Arslan açıklamasında, Cumhuriyetin ilanından bir gün sonra, 30 Ekim 1923 günü Ulu Önder Gazi Mustafa Kemal Atatürk’ün İsmet İnönü’ye yazdığı mektuba yer vererek “Dikkatle okumalıyız” ifadesi ile mektubun önemine dikkat çekip “Her yurttaşımız bu büyük insanların ülkeyi nereden nereye getirdiği için her Cumhuriyet Bayramında bu mektubu bir kez daha okumalıdır” İfadelerini kullandı. 

 

EDNAN ARSLAN’IN 29 EKİM CUMHURİYET BAYRAMI AÇIKLAMASI:

 “Cumhuriyet, sadece bir yönetim şekli değil bir yaşam biçimdir, bir kültürdür. Hayatımızı sürdürmek için hava, su ne kadar gerekliyse Cumhuriyette o kadar gereklidir. Çünkü Cumhuriyet özgürlüktür, bağımsızlıktır, adalettir, bilimsel düşüncedir, çağdaşlaşmaktır, eşitliktir, farklı düşüncelere saygı, birlikte yaşama inancıdır. Bunlar olmadan bir yaşam olur mu?

 

Cumhuriyeti kuranlar, yokluklar içerisinde yedi düvele karşı tarihte eşi benzeri görülmemiş bir mücadele verdiler. Bu büyük zaferi Cumhuriyetle ve devrimlerle taçlandırdılar. Mustafa Kemal Atatürk Türkiye’si bütün mazlum devletlere ilham oldu.

 

Cumhuriyet değerleri bir ulusun yeniden inşası anlamındadır.
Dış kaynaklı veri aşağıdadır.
#ifndef KS_WAVES_512
#define KS_WAVES_512 6
#endif
#ifndef KS_WAVES_1024
#define KS_WAVES_1024 8
#endif
template <int TPB, int PL = 8>
__global__ __launch_bounds__(TPB) __attribute__((amdgpu_waves_per_eu(TPB == 1024 ? KS_WAVES_1024 : KS_WAVES_512))) void k_block_keysort(const int4 *__restrict__ ev, const int64_t *__restrict__ off,
                                                             int B, int H, int W, int kpr, int nblk, int cap,
                                                             uint32_t *__restrict__ table, BlockStats *__restrict__ stats,
                                                             Rec *__restrict__ sorted1, int64_t *__restrict__ nwin,
                                                             uint32_t *__restrict__ hot) {
    extern __shared__ __align__(16) unsigned char smem_raw[];
    constexpr int kChunk = TPB * PL, kNW = TPB / kWave, kPerWave = PL * kWave;
    if (blockIdx.x == 0 && threadIdx.x < 128) hot[threadIdx.x * 16] = 0u;
    const int NK = H * kpr;
    Rec8 *stage = reinterpret_cast<Rec8 *>(smem_raw);
    uint16_t *rankbuf = reinterpret_cast<uint16_t *>(stage + cap);
    uint32_t *base = reinterpret_cast<uint32_t *>(rankbuf + kChunk);
    __shared__ int bstats[12];
    __shared__ uint32_t tmp[kNW];
    __shared__ uint32_t nhot_s;
    int b, blk;
    if (!decode_window_block(B, nblk, b, blk)) return;
    const int64_t beg = off[b];
    const int64_t n = off[b + 1] - beg;
    const int64_t lo = (int64_t)blk * kChunk;
    if (blk == 0 && threadIdx.x == 0) nwin[b] = n;
    if (lo >= n) return;
    const int nblock = (int)((lo + kChunk < n) ? kChunk : n - lo);
    const int lane = threadIdx.x & 63, wave = threadIdx.x >> 6;
    const int w0 = wave * kPerWave;
    const int lo32 = (int)lo;
    const int4 *evb = ev + beg + lo;
    int4 e[PL];
    int tprev[PL];
#pragma unroll
    for (int i = 0; i < PL; ++i) {
        const int li = w0 + i * kWave + lane;
        e[i] = make_int4(-1, -1, INT32_MAX, 0);
        tprev[i] = INT32_MIN;
        if (li < nblock) {
            e[i] = evb[li];
            if (lane == 0 && (li > 0 || lo > 0)) tprev[i] = evb[li - 1].z;
        }
    }
    for (int i = threadIdx.x; i <= NK; i += TPB) base[i] = 0;
    if (threadIdx.x == 0) nhot_s = 0u;
    if (threadIdx.x < 12) {
        const int f = threadIdx.x;
        bstats[f] = (f == 0 || f == 2 || f == 4) ? INT32_MAX : ((f == 1 || f == 3 || f == 5) ? INT32_MIN : 0);
    }
    __syncthreads();
    const MdesWindows mw = mdes_windows(n);
    uint32_t full = 0, part = 0;
#pragma unroll
    for (int i = 0; i < 7; ++i) {
        if (mw.lo[i] <= lo32 && lo32 + nblock <= mw.hi[i]) full |= 1u << i;
        else if (!(lo32 + nblock <= mw.lo[i] || lo32 >= mw.hi[i])) part |= 1u << i;
    }
    BlockStats st;
    stats_identity(st);
    uint32_t ko[PL];
    uint32_t sneg = 0;
    bool cut = false;
    const int a0 = lo32 + w0, a1 = min(lo32 + w0 + kPerWave, lo32 + nblock);
    if (part) {
#pragma unroll
        for (int q = 0; q < 7; ++q) cut |= (mw.lo[q] > a0 && mw.lo[q] < a1) || (mw.hi[q] > a0 && mw.hi[q] < a1);
    }
    const uint32_t memb_u = cut ? 0u : (full | (part ? (mdes_membership(mw, a0) & part) : 0u));
    const int HW = H * W;
#pragma unroll
    for (int i = 0; i < PL; ++i) {
        const int li = w0 + i * kWave + lane;
        const bool in = li < nblock;
        const int up = __builtin_amdgcn_update_dpp(0, e[i].z, 0x138 , 0xf, 0xf, false);
        if (lane != 0) tprev[i] = up;
        uint32_t row = (uint32_t)e[i].y, col = (uint32_t)e[i].x;
        bool valid = in && (uint32_t)e[i].x < (uint32_t)W && (uint32_t)e[i].y < (uint32_t)H;
        if (__any(in && (uint32_t)e[i].x >= (uint32_t)W)) {
            const int64_t key = (int64_t)e[i].x + (int64_t)e[i].y * W;
            valid = in && key >= 0 && key < (int64_t)HW;
            if (valid) { row = (uint32_t)key / (uint32_t)W; col = (uint32_t)key - row * (uint32_t)W; }
        }
        ko[i] = 0xffffffffu;
        if (valid) {
            const uint32_t key = row * (uint32_t)kpr + (col >> 7);
            ko[i] = key | (atomicAdd(&base[key], 1u) << 16);
        }
        if (KS_DEBUG & 4) continue;
        if (!cut) {
            if (__any(in && e[i].w == -1)) sneg |= memb_u;
        } else if (in && e[i].w == -1) {
            st.neg_flags |= full | (mdes_membership(mw, lo32 + li) & part);
        }
        if (__any(in && !valid)) {
            if (in && !valid) {
                const uint32_t memb = cut ? (full | (mdes_membership(mw, lo32 + li) & part)) : memb_u;
                st.status |= EVREP_ST_OOB;
                const int cls = e[i].w == 1 ? 1 : (e[i].w == -1 ? 2 : (e[i].w == 0 ? 3 : 0));
                st.oob_flags |= memb | (cls ? (memb << (7 * cls)) : 0u);
            }
        }
        if (in) {
            if (valid) ++st.n_valid;
            if (tprev[i] > e[i].z) st.status |= EVREP_ST_UNSORTED;
            if ((uint32_t)(e[i].w + 1) > 2u) st.status |= kStEscaped;
            st.tmin = min(st.tmin, e[i].z); st.tmax = max(st.tmax, e[i].z);
            st.xmin = min(st.xmin, e[i].x); st.xmax = max(st.xmax, e[i].x);
            st.ymin = min(st.ymin, e[i].y); st.ymax = max(st.ymax, e[i].y);
        }
    }
    st.neg_flags |= sneg;
    stats_wave_reduce(st);
    if (lane == 0) {
        atomicMin(&bstats[0], st.tmin); atomicMax(&bstats[1], st.tmax);
        atomicMin(&bstats[2], st.xmin); atomicMax(&bstats[3], st.xmax);
        atomicMin(&bstats[4], st.ymin); atomicMax(&bstats[5], st.ymax);
        atomicOr(reinterpret_cast<uint32_t *>(&bstats[6]), st.neg_flags);
        atomicOr(reinterpret_cast<uint32_t *>(&bstats[7]), st.oob_flags);
        atomicOr(reinterpret_cast<uint32_t *>(&bstats[8]), st.status);
        atomicAdd(&bstats[9], st.n_valid);
    }
    __syncthreads();
    const int per = (NK + TPB - 1) / TPB;
    const int k0 = (int)threadIdx.x * per;
    uint32_t local = 0;
    for (int k = 0; k < per; ++k) if (k0 + k < NK) local += base[k0 + k];
    uint32_t total;
    uint32_t run = block_exclusive_scan<kNW>(local, tmp, &total);
    for (int k = 0; k < per; ++k)
        if (k0 + k < NK) {
            const uint32_t c = base[k0 + k];
            uint32_t tag = 0u;
            if (c > (uint32_t)kKsHotGroup) tag = (atomicAdd(&nhot_s, 1u) + 1u) << 16;
            base[k0 + k] = run | tag;
            run += c;
        }
    if (threadIdx.x == 0) base[NK] = total;
    if (threadIdx.x < 12) reinterpret_cast<int *>(stats + (size_t)b * nblk + blk)[threadIdx.x] = bstats[threadIdx.x];
    __syncthreads();
    uint32_t *tb = table + ((size_t)b * nblk + blk) * ((size_t)NK + 1);
    if (!(KS_DEBUG & 8))
        for (int k = threadIdx.x; k <= NK; k += TPB) tb[k] = base[k] & 0xffffu;
    const uint32_t nhot = nhot_s;
    const uint32_t mine0 = (uint32_t)(w0 + lane);
#pragma unroll
    for (int i = 0; i < PL; ++i) {
        if (ko[i] != 0xffffffffu) {
            const uint32_t bw = base[ko[i] & 0xffffu];
            if (!(bw >> 16)) rankbuf[(bw & 0xffffu) + (ko[i] >> 16)] = (uint16_t)(mine0 + i * kWave);
        }
    }
    if (nhot) {
        constexpr int kHs = kChunk / 16;
        uint32_t *hcnt = reinterpret_cast<uint32_t *>(stage);
        for (uint32_t t = lane; t < nhot; t += kWave) hcnt[wave * kHs + t] = 0u;
        wave_phase_lds();
#pragma unroll
        for (int i = 0; i < PL; ++i)
            if (ko[i] != 0xffffffffu) {
                const uint32_t hsl = base[ko[i] & 0xffffu] >> 16;
                if (hsl) atomicAdd(&hcnt[wave * kHs + hsl - 1u], 1u);
            }
        __syncthreads();
        if (threadIdx.x < nhot) {
            uint32_t acc = 0;
            for (int w = 0; w < kNW; ++w) { const uint32_t c = hcnt[w * kHs + threadIdx.x]; hcnt[w * kHs + threadIdx.x] = acc; acc += c; }
        }
        __syncthreads();
        const int hbits = bits_for((int)nhot);
        volatile uint32_t *vh = hcnt + wave * kHs;
#pragma unroll
        for (int i = 0; i < PL; ++i) {
            const uint32_t bw = ko[i] != 0xffffffffu ? base[ko[i] & 0xffffu] : 0u;
            const bool hot = (bw >> 16) != 0u;
            if (!__any(hot)) continue;
            const uint32_t slot = hot ? (bw >> 16) - 1u : 0u;
            uint32_t rk; bool last;
            wave_match(slot, hbits, hot, lane, rk, last);
            uint32_t pos = 0;
            if (hot) {
                pos = vh[slot] + rk;
                ko[i] = ((bw & 0xffffu) + pos) | 0x80000000u;
            }
            __builtin_amdgcn_wave_barrier();
            if (hot && last) vh[slot] = pos + 1;
            __builtin_amdgcn_wave_barrier();
        }
    }
    __syncthreads();
    {
        uint32_t gb[PL], g[PL], sm[PL];
        uint32_t gmax = 0;
#pragma unroll
        for (int i = 0; i < PL; ++i) {
            gb[i] = 0; g[i] = 0; sm[i] = 0;
            if (ko[i] != 0xffffffffu && !(ko[i] >> 31)) {
                const uint32_t key = ko[i] & 0xffffu;
                const uint32_t bw = base[key];
                gb[i] = bw & 0xffffu;
                g[i] = (bw >> 16) ? 0u : (base[key + 1] & 0xffffu) - gb[i];
                if (KS_DEBUG & 1) { sm[i] = ko[i] >> 16; g[i] = 0; }
                if (g[i] == 1) g[i] = 0;
                gmax = max(gmax, g[i]);
            }
        }
        gmax = (uint32_t)wave_max((int)gmax);
        for (uint32_t j = 0; j < gmax; ++j) {
#pragma unroll
            for (int i = 0; i < PL; ++i)
                if (j < g[i]) sm[i] += (uint32_t)rankbuf[gb[i] + j] < mine0 + (uint32_t)(i * kWave) ? 1u : 0u;
        }
#pragma unroll
        for (int i = 0; i < PL; ++i)
            if (ko[i] != 0xffffffffu) ko[i] = (ko[i] >> 31) ? (ko[i] & 0x7fffffffu) : gb[i] + sm[i];
    }
    if (nhot) __syncthreads();
    Rec8 *dst = reinterpret_cast<Rec8 *>(sorted1) + beg + lo;
#if KS_DIRECT_WRITE
#pragma unroll
    for (int i = 0; i < PL; ++i) {
        if (ko[i] != 0xffffffffu && !(KS_DEBUG & 2)) {
            int col = e[i].x;
            if ((uint32_t)col >= (uint32_t)W) { const uint32_t key = (uint32_t)(e[i].x + e[i].y * W); col = (int)(key % (uint32_t)W); }
            dst[ko[i]] = rec8_pack(col, lo32 + w0 + i * kWave + lane, e[i].z, e[i].w);
        }
    }
    return;
#endif
    for (uint32_t pb = 0; pb < total && !(KS_DEBUG & 2); pb += (uint32_t)cap) {
        if (pb) __syncthreads();
#pragma unroll
        for (int i = 0; i < PL; ++i) {
            const uint32_t pos = ko[i] - pb;
            if (pos < (uint32_t)cap) {
                int col = e[i].x;
                if ((uint32_t)col >= (uint32_t)W) { const uint32_t key = (uint32_t)(e[i].x + e[i].y * W); col = (int)(key % (uint32_t)W); }
                stage[pos] = rec8_pack(col, lo32 + w0 + i * kWave + lane, e[i].z, e[i].w);
            }
        }
        __syncthreads();
        const uint32_t cnt = min((uint32_t)cap, total - pb);
        for (uint32_t t = threadIdx.x; t < cnt; t += TPB) dst[pb + t] = stage[t];
    }
}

Sadece bir kurtuluş savaşı değil aynı zamanda her anlamda bir aydınlanma ve çağdaşlaşma çabasıdır. Eğitimde, kadın erkek fırsat eşitliğinde, kültürde ve bilimde ileri gitme, dünya ulusları arasında en önde olma mücadelesidir. Zor şartlarda verilen savaşta bir çok yetişmiş nesillerini kaybeden bir ülkenin yeniden ayağa kalkışının hikayesidir. Cumhuriyet, sadece bir yönetim şekli değildir. Bir yaşam biçimidir Cumhuriyet. Kadınlarının hayatın içerisinde aktif bir şekilde yer almasına zemin hazırlayan bir yaşam biçimidir. Kültürde, sanatta dünya çapında sanatçılar yetiştiren bir aydınlanma hareketidir.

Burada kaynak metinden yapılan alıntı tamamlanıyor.